One of the most intriguing aspects of the coming of UC, says Santos, is the idea of “presence” – the ability of a communications system to indicate the availability and location of team members to others in a group in order to schedule or conduct meetings and information exchanges.
“This is kind of where the world is going in terms of always knowing where you are, what you’re doing and what your availability is. The only way this can happen is to have (each person’s) data being captured. Once everything is captured in bits, there is an awful lot that can be done with that and that’s where it’s going.”
Security factors
As with most cutting-edge technologies that rely so heavily on networks, security soon becomes a top concern for those looking to deploy unified communications. In this case, says Bruce Cowper, security lead for Microsoft Canada, the convergence of different devices presents a number of issues that CIOs and IT managers should be aware of when venturing down the UC path.
“UC is designed to let employees stay in contact and collaborate, and it really facilitates the convergence of devices. A lot of the devices might not be the traditional ones you might expect.
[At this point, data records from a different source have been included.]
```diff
diff --git a/kandinsky-2_amd/csrc/igemm.hip b/kandinsky-2_amd/csrc/igemm.hip
--- a/kandinsky-2_amd/csrc/igemm.hip
+++ b/kandinsky-2_amd/csrc/igemm.hip
@@ -443,6 +443,12 @@
       if (L.splitk < 1) L.splitk = 1;
       L.block = 256; L.grid = (unsigned)nb; L.lds = stream_lds_bytes(p, mb);
     }
+  }
+  if (!L.algo && p.algo == IG_ALGO_SMALLN) {
+    if (!conv3_smalln_supported(p, dtype)) return k22_set_error(K22_EINVAL, "igemm: the small-N convolution kernel (algo 21) does not run this problem");
+    if (p.stats != nullptr) return k22_set_error(K22_EINVAL, "igemm: the small-N convolution kernel writes no GroupNorm partial sums");
+    L.family = IG_FAM_SMALLN; L.algo = IG_ALGO_SMALLN; L.bm = 128; L.bn = 8; L.splitk = 1; L.block = 512;
+    L.grid = conv3_smalln_grid(p); L.lds = conv3_smalln_lds_bytes(p);
   }
   const int conv_algo = (p.algo && p.algo != IG_ALGO_STREAM) ? p.algo : (o.conv_algo == IG_ALGO_STREAM ? 0 : o.conv_algo);
   if (!L.algo && p.taps == 9 && conv_algo != IG_ALGO_GENERIC && p.N >= 128 && !p.a_raw) {
@@ -564,7 +570,7 @@
   L.finish = !finishes ? IG_FINISH_NONE : (reduce_rows_ok(p, p.stats != nullptr) ? IG_FINISH_ROWS : IG_FINISH_FLAT);
   if (p.taps == 1 && (generic || p.H <= 0 || qkv)) L.stats_rows_per_image = 0;
   else if (finishes) L.stats_rows_per_image = reduce_rows_ok(p, true) ? p.H * p.W / 16 : 0;
-  else if (generic) L.stats_rows_per_image = 0;
+  else if (generic || L.family == IG_FAM_SMALLN) L.stats_rows_per_image = 0;
   else L.stats_rows_per_image = p.taps == 1 ? gemm8_tiles_per_image(p, L.bm) : conv3_halo_tiles_per_image(p, L.bm);
   *out = L;
   return K22_OK;
@@ -654,6 +660,7 @@
     case IG_FAM_GEMM8: case IG_FAM_GEMM8_SPEC: rc = launch_gemm8(q, dtype, L, stream); break;
     case IG_FAM_SPEC: rc = launch_conv3_halo_spec(q, dtype, L, stream); break;
     case IG_FAM_GENERIC: rc = launch_generic(q, dtype, L, stream); break;
+    case IG_FAM_SMALLN: rc = launch_conv3_smalln(q, dtype, L, stream); break;
     default: rc = launch_conv3_halo(q, dtype, L, stream); break;
   }
   if (rc || L.finish == IG_FINISH_NONE) return rc;
diff --git a/kandinsky-2_amd/csrc/kernels.h b/kandinsky-2_amd/csrc/kernels.h
--- a/kandinsky-2_amd/csrc/kernels.h
+++ b/kandinsky-2_amd/csrc/kernels.h
@@ -77,11 +77,13 @@
   IG_ALGO_SPEC_PIPE = 12,
   IG_ALGO_DBG_SPEC_NO_DMA = 13,
   IG_ALGO_DBG_SPEC_NO_WAIT = 14,
-  IG_ALGO_STREAM = 20
+  IG_ALGO_STREAM = 20,
+  IG_ALGO_SMALLN = 21
 };
 struct IgemmAlgoName { int algo; const char* name; };
 constexpr IgemmAlgoName IGEMM_ALGO_NAMES[] = {{IG_ALGO_GENERIC, "gen"},   {IG_ALGO_HALO, "halo"},   {IG_ALGO_HALO3, "hal3"}, {IG_ALGO_HALO_PIPE, "hal6"},
-                                              {IG_ALGO_HALO_ASM, "hal7"}, {IG_ALGO_GEMM8, "gem8"}, {IG_ALGO_SPEC, "spec"},  {IG_ALGO_SPEC_PIPE, "spcp"}};
+                                              {IG_ALGO_HALO_ASM, "hal7"}, {IG_ALGO_GEMM8, "gem8"}, {IG_ALGO_SPEC, "spec"},  {IG_ALGO_SPEC_PIPE, "spcp"},
+                                              {IG_ALGO_SMALLN, "smln"}};
 inline const char* igemm_algo_name(int algo) {
   for (const IgemmAlgoName& a : IGEMM_ALGO_NAMES) if (a.algo == algo) return a.name;
   return "auto";
@@ -102,7 +104,7 @@
   return p;
 }
 
-enum IgemmFamily { IG_FAM_GENERIC, IG_FAM_HALO, IG_FAM_HALO3, IG_FAM_SPEC, IG_FAM_GEMM8, IG_FAM_GEMM8_SPEC, IG_FAM_STREAM };
+enum IgemmFamily { IG_FAM_GENERIC, IG_FAM_HALO, IG_FAM_HALO3, IG_FAM_SPEC, IG_FAM_GEMM8, IG_FAM_GEMM8_SPEC, IG_FAM_STREAM, IG_FAM_SMALLN };
 enum IgemmFinish { IG_FINISH_NONE, IG_FINISH_FLAT, IG_FINISH_ROWS };
 struct IgemmLaunch {
   int family;
@@ -143,6 +145,10 @@
 int launch_conv3_halo(const IgemmParams& p, int dtype, const IgemmLaunch& L, hipStream_t stream);
 int launch_conv3_halo_spec(const IgemmParams& p, int dtype, const IgemmLaunch& L, hipStream_t stream);
 int launch_conv3_halo_trace(const IgemmParams& p, int dtype, hipStream_t stream);
+bool conv3_smalln_supported(const IgemmParams& p, int dtype);
+size_t conv3_smalln_lds_bytes(const IgemmParams& p);
+unsigned conv3_smalln_grid(const IgemmParams& p);
+int launch_conv3_smalln(const IgemmParams& p, int dtype, const IgemmLaunch& L, hipStream_t stream);
 bool gemm8_supported(const IgemmParams& p, int dtype, int bm);
 bool gemm8_spec_supported(int dtype);
 int gemm8_tiles_per_image(const IgemmParams& p, int bm);
diff --git a/kandinsky-2_amd/csrc/tuning.h b/kandinsky-2_amd/csrc/tuning.h
--- a/kandinsky-2_amd/csrc/tuning.h
+++ b/kandinsky-2_amd/csrc/tuning.h
@@ -139,6 +139,10 @@
       }
     }
   }
+  if (conv3_smalln_supported(p, dtype)) {
+    Cfg c; c.algo = IG_ALGO_SMALLN; c.bm = 128; c.bn = 0; c.splitk = 1; c.stages = 0;
+    all.push_back(c);
+  }
   const int tiles[3][2] = {{128, 128}, {128, 64}, {64, 64}};
   const bool skinny = p.taps == 1;
   for (auto& tl : tiles) {
```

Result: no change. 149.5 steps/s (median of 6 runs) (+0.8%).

We’re essentially taking a communication that was deemed as being relatively secure and now, with the convergence of devices, you’re taking that communication and extending it to a number of different areas.”
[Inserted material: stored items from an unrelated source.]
constexpr int ORB_BATCH = 16;
struct OrbIO {
    const uint8_t* src[ORB_BATCH];
    size_t sstride[ORB_BATCH];
    int aligned[ORB_BATCH];
    MisKeyPoint* kps[ORB_BATCH];
    uint32_t* lxy[ORB_BATCH];
    int* n_dev[ORB_BATCH];
    uint8_t* desc[ORB_BATCH];
// ... 157 lines not shown
    if ((px & 3) == 0) *reinterpret_cast<unsigned*>(p + ro + px) = v;
    else
#pragma unroll
        for (int k = 0; k < 4; k++) p[ro + px + k] = (uint8_t)(v >> (8 * k));
}

__device__ __forceinline__ bool fast_pretest(const uint8_t* p, int pp, int t) {
    const int v = p[0], hi = v + t, lo = v - t;
    const int c0 = p[3 * pp], c4 = p[3], c8 = p[-3 * pp], c12 = p[-3];
    unsigned br = (c0 > hi) | ((c4 > hi) << 2) | ((c8 > hi) << 4) | ((c12 > hi) << 6);
    unsigned dk = (c0 < lo) | ((c4 < lo) << 2) | ((c8 < lo) << 4) | ((c12 < lo) << 6);
    const unsigned adj_b = br & ((br >> 2) | (br << 6)), adj_d = dk & ((dk >> 2) | (dk << 6));
    if (!((adj_b | adj_d) & 0x55)) return false;
    const int c2 = p[2 * pp + 2], c6 = p[-2 * pp + 2], c10 = p[-2 * pp - 2], c14 = p[2 * pp - 2];
    br |= ((c2 > hi) << 1) | ((c6 > hi) << 3) | ((c10 > hi) << 5) | ((c14 > hi) << 7);
    dk |= ((c2 < lo) << 1) | ((c6 < lo) << 3) | ((c10 < lo) << 5) | ((c14 < lo) << 7);
    const unsigned b2 = br | (br << 8), d2 = dk | (dk << 8);
    const unsigned rb = b2 & (b2 >> 1) & (b2 >> 2) & (b2 >> 3), rd = d2 & (d2 >> 1) & (d2 >> 2) & (d2 >> 3);
    return ((rb | rd) & 0xff) != 0;
}
__device__ __forceinline__ int fast_score_full(const uint8_t* p, int pp, int t) {
    const int v = p[0];
    int d[16];
    d[0] = v - p[3 * pp]; d[1] = v - p[3 * pp + 1]; d[2] = v - p[2 * pp + 2]; d[3] = v - p[pp + 3];
    d[4] = v - p[3]; d[5] = v - p[-pp + 3]; d[6] = v - p[-2 * pp + 2]; d[7] = v - p[-3 * pp + 1];
    d[8] = v - p[-3 * pp]; d[9] = v - p[-3 * pp - 1]; d[10] = v - p[-2 * pp - 2]; d[11] = v - p[-pp - 3];
    d[12] = v - p[-3]; d[13] = v - p[pp - 3]; d[14] = v - p[2 * pp - 2]; d[15] = v - p[3 * pp - 1];
    int n3[16], x3[16];
#pragma unroll
    for (int i = 0; i < 16; i++) {
        n3[i] = min(min(d[i], d[(i + 1) & 15]), d[(i + 2) & 15]);
        x3[i] = max(max(d[i], d[(i + 1) & 15]), d[(i + 2) & 15]);
    }
    int A = -512, Bm = 512;
#pragma unroll
    for (int i = 0; i < 16; i++) {
        A = max(A, min(min(n3[i], n3[(i + 3) & 15]), n3[(i + 6) & 15]));
        Bm = min(Bm, max(max(x3[i], x3[(i + 3) & 15]), x3[(i + 6) & 15]));
    }
    const int best = max(A, -Bm);
    return best > t ? best - 1 : 0;
}
__device__ __forceinline__ int fast_score_px(const uint8_t* p, int pp, int t) { return fast_pretest(p, pp, t) ? fast_score_full(p, pp, t) : 0; }

#ifndef MIS_FT_ROWS
#define MIS_FT_ROWS 64
#endif
constexpr int FT_COLS = 64, FT_ROWS = MIS_FT_ROWS, FG_PITCH = 96, FG_COL0 = 15, HIST_COPIES = 8;
constexpr int FT_WR = (FT_ROWS + 2 + 3) / 4;
constexpr int FT_SLOTS = FT_COLS * FT_ROWS / 4;
#ifdef MIS_ORB_STATS
__device__ unsigned long long g_orb_stats[8];
#endif
__global__ __launch_bounds__(256) void fast_nms_kernel(Levels L, const uint8_t* pad, int* hist, int* tile_cnt, uint32_t* surv_xy, uint8_t* surv_sc, size_t ws) {
    __shared__ __attribute__((aligned(16))) uint8_t g[(FT_ROWS + 10) * FG_PITCH];
    __shared__ __attribute__((aligned(16))) uint8_t sc[(FT_ROWS + 2) * (FT_COLS + 4)];
    __shared__ int lh[256];
    __shared__ int lcount;
    __shared__ uint32_t lxy[FT_SLOTS];
    __shared__ uint8_t lsc[FT_SLOTS];
    __shared__ unsigned short queue[(FT_ROWS + 2) * (FT_COLS + 2)];
    __shared__ int qcount;
    const int fz = blockIdx.z / L.n, lz = blockIdx.z - fz * L.n;
    const LevelDesc& d = L.d[lz];
    const int x0 = blockIdx.x * FT_COLS, y0 = blockIdx.y * FT_ROWS, t = threadIdx.x;
    if (x0 >= d.w || y0 >= d.h) return;
    WS_OFF(pad, fz, ws); WS_OFF(hist, fz, ws); WS_OFF(tile_cnt, fz, ws); WS_OFF(surv_xy, fz, ws); WS_OFF(surv_sc, fz, ws);
    lh[t] = 0;
    if (t == 0) { lcount = 0; qcount = 0; }
    {
        const int ph = d.h + 2 * ORB_BORDER;
        const uint8_t* src = pad + d.pad_off;
        const int px0 = x0 - 16 + ORB_BORDER, py0 = y0 - 4 + ORB_BORDER;
        for (int i = t; i < (FT_ROWS + 8) * (FG_PITCH / 16); i += 256) {
            const int r = i / (FG_PITCH / 16), c = i - r * (FG_PITCH / 16);
            const int py = min(py0 + r, ph - 1);
            int px = px0 + 16 * c;
            if (px + 15 >= d.pp) px = d.pp - 16;
            reinterpret_cast<uint4*>(g)[i] = *reinterpret_cast<const uint4*>(src + (size_t)py * d.pp + px);
        }
    }
    __syncthreads();
    const int SP = FT_COLS + 4;
    for (int i = t; i < (FT_ROWS + 2) * SP / 4; i += 256) reinterpret_cast<unsigned*>(sc)[i] = 0u;
    {
        const int wv = __builtin_amdgcn_readfirstlane(t >> 6), lane = t & 63;
        const unsigned ft = (unsigned)L.fast_t;
        const int r0 = FT_WR * wv;
        bool pass[FT_WR + 1];
        unsigned long long ball[FT_WR + 1];
        int total = 0;
        {
            const uint8_t* colp = g + r0 * FG_PITCH + (lane + FG_COL0);
            unsigned col[FT_WR + 6];
#pragma unroll
            for (int j = 0; j < FT_WR + 6; j++) col[j] = colp[j * FG_PITCH];
            const int x = x0 - 1 + lane;
            const bool xin = x >= 3 && x < d.w - 3;
            const uint8_t* rowp = g + (r0 + 3) * FG_PITCH + (lane + FG_COL0 - 3);
#pragma unroll
            for (int k = 0; k < FT_WR; k++) {
                const int r = r0 + k, y = y0 - 1 + r;
                const bool rowok = r < FT_ROWS + 2 && y >= 3 && y < d.h - 3;
                const unsigned v = col[k + 3];
                const unsigned dv = max(__builtin_amdgcn_sad_u8(col[k + 6], v, 0u), __builtin_amdgcn_sad_u8(col[k], v, 0u));
                const unsigned dh = max(__builtin_amdgcn_sad_u8(rowp[k * FG_PITCH + 6], v, 0u), __builtin_amdgcn_sad_u8(rowp[k * FG_PITCH], v, 0u));
                pass[k] = rowok & xin & (min(dv, dh) > ft);
                ball[k] = __ballot(pass[k]);
                total += __popcll(ball[k]);
            }
        }
        {
            const int k = lane >> 1, cc = FT_COLS + (lane & 1), r = r0 + k, y = y0 - 1 + r, x = x0 - 1 + cc;
            bool ps = false;
            if (lane < 2 * FT_WR && r < FT_ROWS + 2) {
                const uint8_t* pp = g + (r + 3) * FG_PITCH + (cc + FG_COL0);
// ... 16 lines not shown
                const int r = k < FT_WR ? r0 + k : r0 + (lane >> 1), c = k < FT_WR ? lane : FT_COLS + (lane & 1);
                queue[base + __popcll(ball[k] & below)] = (unsigned short)(r * (FT_COLS + 2) + c);
            }
            base += __popcll(ball[k]);
        }
    }
    __syncthreads();
    for (int q = t; q < qcount; q += 256) {
        const int i = queue[q], r = i / (FT_COLS + 2), c = i - r * (FT_COLS + 2);
        const int fsv = fast_score_full(g + (r + 3) * FG_PITCH + (c + FG_COL0), FG_PITCH, L.fast_t);
        sc[r * SP + c] = (uint8_t)fsv;
#ifdef MIS_ORB_STATS
        if (fsv) atomicAdd(&g_orb_stats[3], 1ull);
#endif
    }
    __syncthreads();
    {
        const int nq = qcount;
        for (int q0 = 0; q0 < nq; q0 += 256) {
            const int q = q0 + t;
            bool keep = false;
            int x = 0, y = 0, v = 0;
            if (q < nq) {
                const int i = queue[q], r = i / (FT_COLS + 2), c = i - r * (FT_COLS + 2);
                const uint8_t* s_ = sc + r * SP + c;
                v = s_[0];
                x = x0 - 1 + c; y = y0 - 1 + r;
                keep = v && r >= 1 && r <= FT_ROWS && c >= 1 && c <= FT_COLS && x >= L.edge && x < d.w - L.edge && y >= L.edge && y < d.h - L.edge &&
                       v > s_[-1] && v > s_[1] && v > s_[-SP - 1] && v > s_[-SP] && v > s_[-SP + 1] && v > s_[SP - 1] && v > s_[SP] && v > s_[SP + 1];
            }
            const unsigned long long m = __ballot(keep);
            int base = 0;
            if ((t & 63) == 0 && m) base = atomicAdd(&lcount, __popcll(m));
            base = __shfl(base, 0);
            if (keep) {
                const int j = base + __popcll(m & ((1ull << (t & 63)) - 1ull));
                lxy[j] = (uint32_t)x | ((uint32_t)y << 16); lsc[j] = (uint8_t)v;
            }
        }
    }
    __syncthreads();
    const int n = lcount;
    const int tile = d.tile_off + blockIdx.y * d.tiles_x + blockIdx.x;
    if (t == 0) tile_cnt[tile] = n;
    if (n == 0) return;
    for (int j = t; j < n; j += 256) {
        atomicAdd(&lh[lsc[j]], 1);
        surv_xy[(size_t)tile * FT_SLOTS + j] = lxy[j]; surv_sc[(size_t)tile * FT_SLOTS + j] = lsc[j];
    }
    __syncthreads();
    if (lh[t]) atomicAdd(&hist[((lz * HIST_COPIES) + ((blockIdx.x + blockIdx.y) & (HIST_COPIES - 1))) * 256 + t], lh[t]);
}

__global__ __launch_bounds__(256) void fast_cut_kernel(Levels L, const int* hist, int* thr, int* flags, size_t ws) {
    __shared__ int suf[256];
    __shared__ int s_thr;
    const int l = blockIdx.x, t = threadIdx.x;
    WS_OFF(hist, blockIdx.y, ws); WS_OFF(thr, blockIdx.y, ws); WS_OFF(flags, blockIdx.y, ws);
    const LevelDesc& d = L.d[l];
    int hsum = 0;
    for (int c = 0; c < HIST_COPIES; c++) hsum += hist[(l * HIST_COPIES + c) * 256 + t];
    suf[t] = t ? hsum : 0;
    __syncthreads();
    for (int o = 1; o < 256; o <<= 1) {
        int add = t + o < 256 ? suf[t + o] : 0;
        __syncthreads();
        suf[t] += add;
        __syncthreads();
    }
    if (t == 0) s_thr = d.n2 == 0 ? 256 : 1;
    __syncthreads();
    if (d.n2 > 0 && suf[1] > d.n2 && t >= 1 && suf[t] >= d.n2 && (t == 255 || suf[t + 1] < d.n2)) s_thr = t;
    __syncthreads();
    if (t == 0) {
        thr[l] = s_thr;
        if (s_thr < 256 && suf[s_thr] > d.cap1) atomicOr(&flags[0], 1);
    }
}

constexpr int CT_TILES = 16;
__global__ __launch_bounds__(256) void compact_kernel(Levels L, const int* tile_cnt, const uint32_t* surv_xy, const uint8_t* surv_sc, const int* thr,
                                                      int* cnt1, uint32_t* cand_xy, float* cand_resp, size_t ws) {
    __shared__ int s_cnt[CT_TILES], s_off[CT_TILES];
    __shared__ int s_base;
    const int l = blockIdx.y, t = threadIdx.x, lane = t & 63, wave = t >> 6;
    WS_OFF(tile_cnt, blockIdx.z, ws); WS_OFF(surv_xy, blockIdx.z, ws); WS_OFF(surv_sc, blockIdx.z, ws); WS_OFF(thr, blockIdx.z, ws);
    WS_OFF(cnt1, blockIdx.z, ws); WS_OFF(cand_xy, blockIdx.z, ws); WS_OFF(cand_resp, blockIdx.z, ws);
    const LevelDesc& d = L.d[l];
    const int ntiles = d.tiles_x * d.tiles_y, first = blockIdx.x * CT_TILES;
    if (first >= ntiles) return;
    const int th = thr[l];
    for (int k = 0; k < CT_TILES / 4; k++) {
        const int slot = wave * (CT_TILES / 4) + k, til = first + slot;
        int cnt = 0;
        if (til < ntiles) {
            const int tile = d.tile_off + til, n = tile_cnt[tile];
            for (int j0 = 0; j0 < n; j0 += 64) {
                const int j = j0 + lane;
                const int v = j < n ? surv_sc[(size_t)tile * FT_SLOTS + j] : 0;
                cnt += __popcll(__ballot(v >= th && v > 0));
            }
        }
        if (lane == 0) s_cnt[slot] = cnt;
    }
    __syncthreads();
    if (t == 0) {
        int tot = 0;
        for (int k = 0; k < CT_TILES; k++) { s_off[k] = tot; tot += s_cnt[k]; }
        s_base = tot ? atomicAdd(&cnt1[l], tot) : 0;
    }
    __syncthreads();
    for (int k = 0; k < CT_TILES / 4; k++) {
        const int slot = wave * (CT_TILES / 4) + k, til = first + slot;
        if (til >= ntiles || s_cnt[slot] == 0) continue;
        const int tile = d.tile_off + til, n = tile_cnt[tile];
        int run = s_base + s_off[slot];
        for (int j0 = 0; j0 < n; j0 += 64) {
            const int j = j0 + lane;
            const int v = j < n ? surv_sc[(size_t)tile * FT_SLOTS + j] : 0;
            const bool keep = v >= th && v > 0;
            const unsigned long long m = __ballot(keep);
            if (keep) {
                const int i = run + __popcll(m & ((1ull << lane) - 1ull));
                if (i < d.cap1) { cand_xy[d.cand_off + i] = surv_xy[(size_t)tile * FT_SLOTS + j]; cand_resp[d.cand_off + i] = (float)v; }
            }
            run += __popcll(m);
        }
    }
}

__global__ void nms_raster_kernel(LevelDesc d, const int* tile_cnt, const uint32_t* surv_xy, const uint8_t* surv_sc, uint8_t* nms) {
    const int ntiles = d.tiles_x * d.tiles_y;
    for (int tl = blockIdx.x; tl < ntiles; tl += gridDim.x) {
        const int tile = d.tile_off + tl, n = tile_cnt[tile];
        for (int j = threadIdx.x; j < n; j += blockDim.x) {
            uint32_t xy = surv_xy[(size_t)tile * FT_SLOTS + j];
            nms[d.map_off + (size_t)(xy >> 16) * d.sp + (xy & 0xffff)] = surv_sc[(size_t)tile * FT_SLOTS + j];
        }
    }
}

__global__ __launch_bounds__(256) void harris_kernel(Levels L, const uint8_t* pad, const int* cnt1, const uint32_t* cand_xy, float* cand_resp, size_t ws) {
    const LevelDesc& d = L.d[blockIdx.y];
    WS_OFF(pad, blockIdx.z, ws); WS_OFF(cnt1, blockIdx.z, ws); WS_OFF(cand_xy, blockIdx.z, ws); WS_OFF(cand_resp, blockIdx.z, ws);
    int i = blockIdx.x * 256 + threadIdx.x;
    int n = min(cnt1[blockIdx.y], d.cap1);
    if (i >= n) return;
    uint32_t xy = cand_xy[d.cand_off + i];
    int x = xy & 0xffff, y = xy >> 16;
    const int pp = d.pp;
    const uint8_t* q0 = pad + d.pad_off + (size_t)(y + ORB_BORDER - 4) * pp + (x + ORB_BORDER - 4);
    const unsigned sh = (unsigned)((uintptr_t)q0 & 3u);
    const uint8_t* a0 = q0 - sh;
    int px[9][9];
#pragma unroll
    for (int r = 0; r < 9; r++) {
        const unsigned* row = reinterpret_cast<const unsigned*>(a0 + (size_t)r * pp);
        const unsigned d0 = row[0], d1 = row[1], d2 = row[2];
        const unsigned w0 = __builtin_amdgcn_alignbyte(d1, d0, sh), w1 = __builtin_amdgcn_alignbyte(d2, d1, sh), w2 = __builtin_amdgcn_alignbyte(0u, d2, sh);
#pragma unroll
        for (int k = 0; k < 4; k++) { px[r][k] = (int)((w0 >> (8 * k)) & 255u); px[r][4 + k] = (int)((w1 >> (8 * k)) & 255u); }
        px[r][8] = (int)(w2 & 255u);
    }
    int a = 0, b = 0, c = 0;
#pragma unroll
    for (int by = 0; by < 7; by++)
#pragma unroll
        for (int bx = 0; bx < 7; bx++) {
            const int Ix = (px[by + 1][bx + 2] - px[by + 1][bx]) * 2 + (px[by][bx + 2] - px[by][bx]) + (px[by + 2][bx + 2] - px[by + 2][bx]);
            const int Iy = (px[by + 2][bx + 1] - px[by][bx + 1]) * 2 + (px[by + 2][bx] - px[by][bx]) + (px[by + 2][bx + 2] - px[by][bx + 2]);
            a += Ix * Ix; b += Iy * Iy; c += Ix * Iy;
        }
    const float scale = 1.f / ((1 << 2) * 7 * 255.f);
    const float scale_sq_sq = scale * scale * scale * scale;
    float fa = (float)a, fb = (float)b, fc = (float)c;
    float s1 = fa * fb, s2 = fc * fc;
    float s3 = 0.04f * (fa + fb);
    s3 = s3 * (fa + fb);
    cand_resp[d.cand_off + i] = ((s1 - s2) - s3) * scale_sq_sq;
}

__device__ __forceinline__ uint32_t fkey(float f) {
    uint32_t u = __float_as_uint(f);
    return (u & 0x80000000u) ? ~u : (u | 0x80000000u);
}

With this in mind, Cowper says, Microsoft encourages people to understand how security is built into their system to help them deal with the task of securing their communication channels but also to look at how the devices are maintained and managed, and what areas of exposure they might introduce.
Out of control
“For example, your cell phone is using a network that you don’t manage or control, but that’s also a device that is not managed and controlled in the same way that you would your PC infrastructure,” says Cowper.
“We’re finding that a number of consumer devices are being connected to corporate networks and are being used as part of the communications channel, and these are devices that are completely beyond the control of a lot of IT departments.”
In general, users are being enabled to connect through many insecure channels, such as an employee out of town on business who is connecting through a hotel’s network.
“Can you trust that network?” Cowper asks. “The integrity of that data becomes paramount.”
As greater amounts of sensitive data are put out over the wires that form a UC infrastructure, those nefarious elements looking to get their hands on it could target that information.
“If I can target cell phones or laptops, especially those that are less protected, and if there is money on those devices they will become more and more of a target,” Cowper says.
“Where we’ve got the convergence of devices, where our cell phones contain important data such as e-mail or that may provide a connection to the office, they suddenly become an endpoint that really does need a security focus.”
As advice, Cowper recommends governments look at security as something that is architected into every part of a UC rollout, and gain a clear picture of the vulnerabilities they may present.
“Understand who is connecting to your network, how they’re connecting and what services they’re connecting to. As a result, identity management becomes a really big part of this.”
Cowper also advises IT managers to assume that users are going to be connecting over, and from, untrusted sources. “So rather than leaving the end user to make decisions for me, the more I can do to proactively deal with and apply security policies, the better.”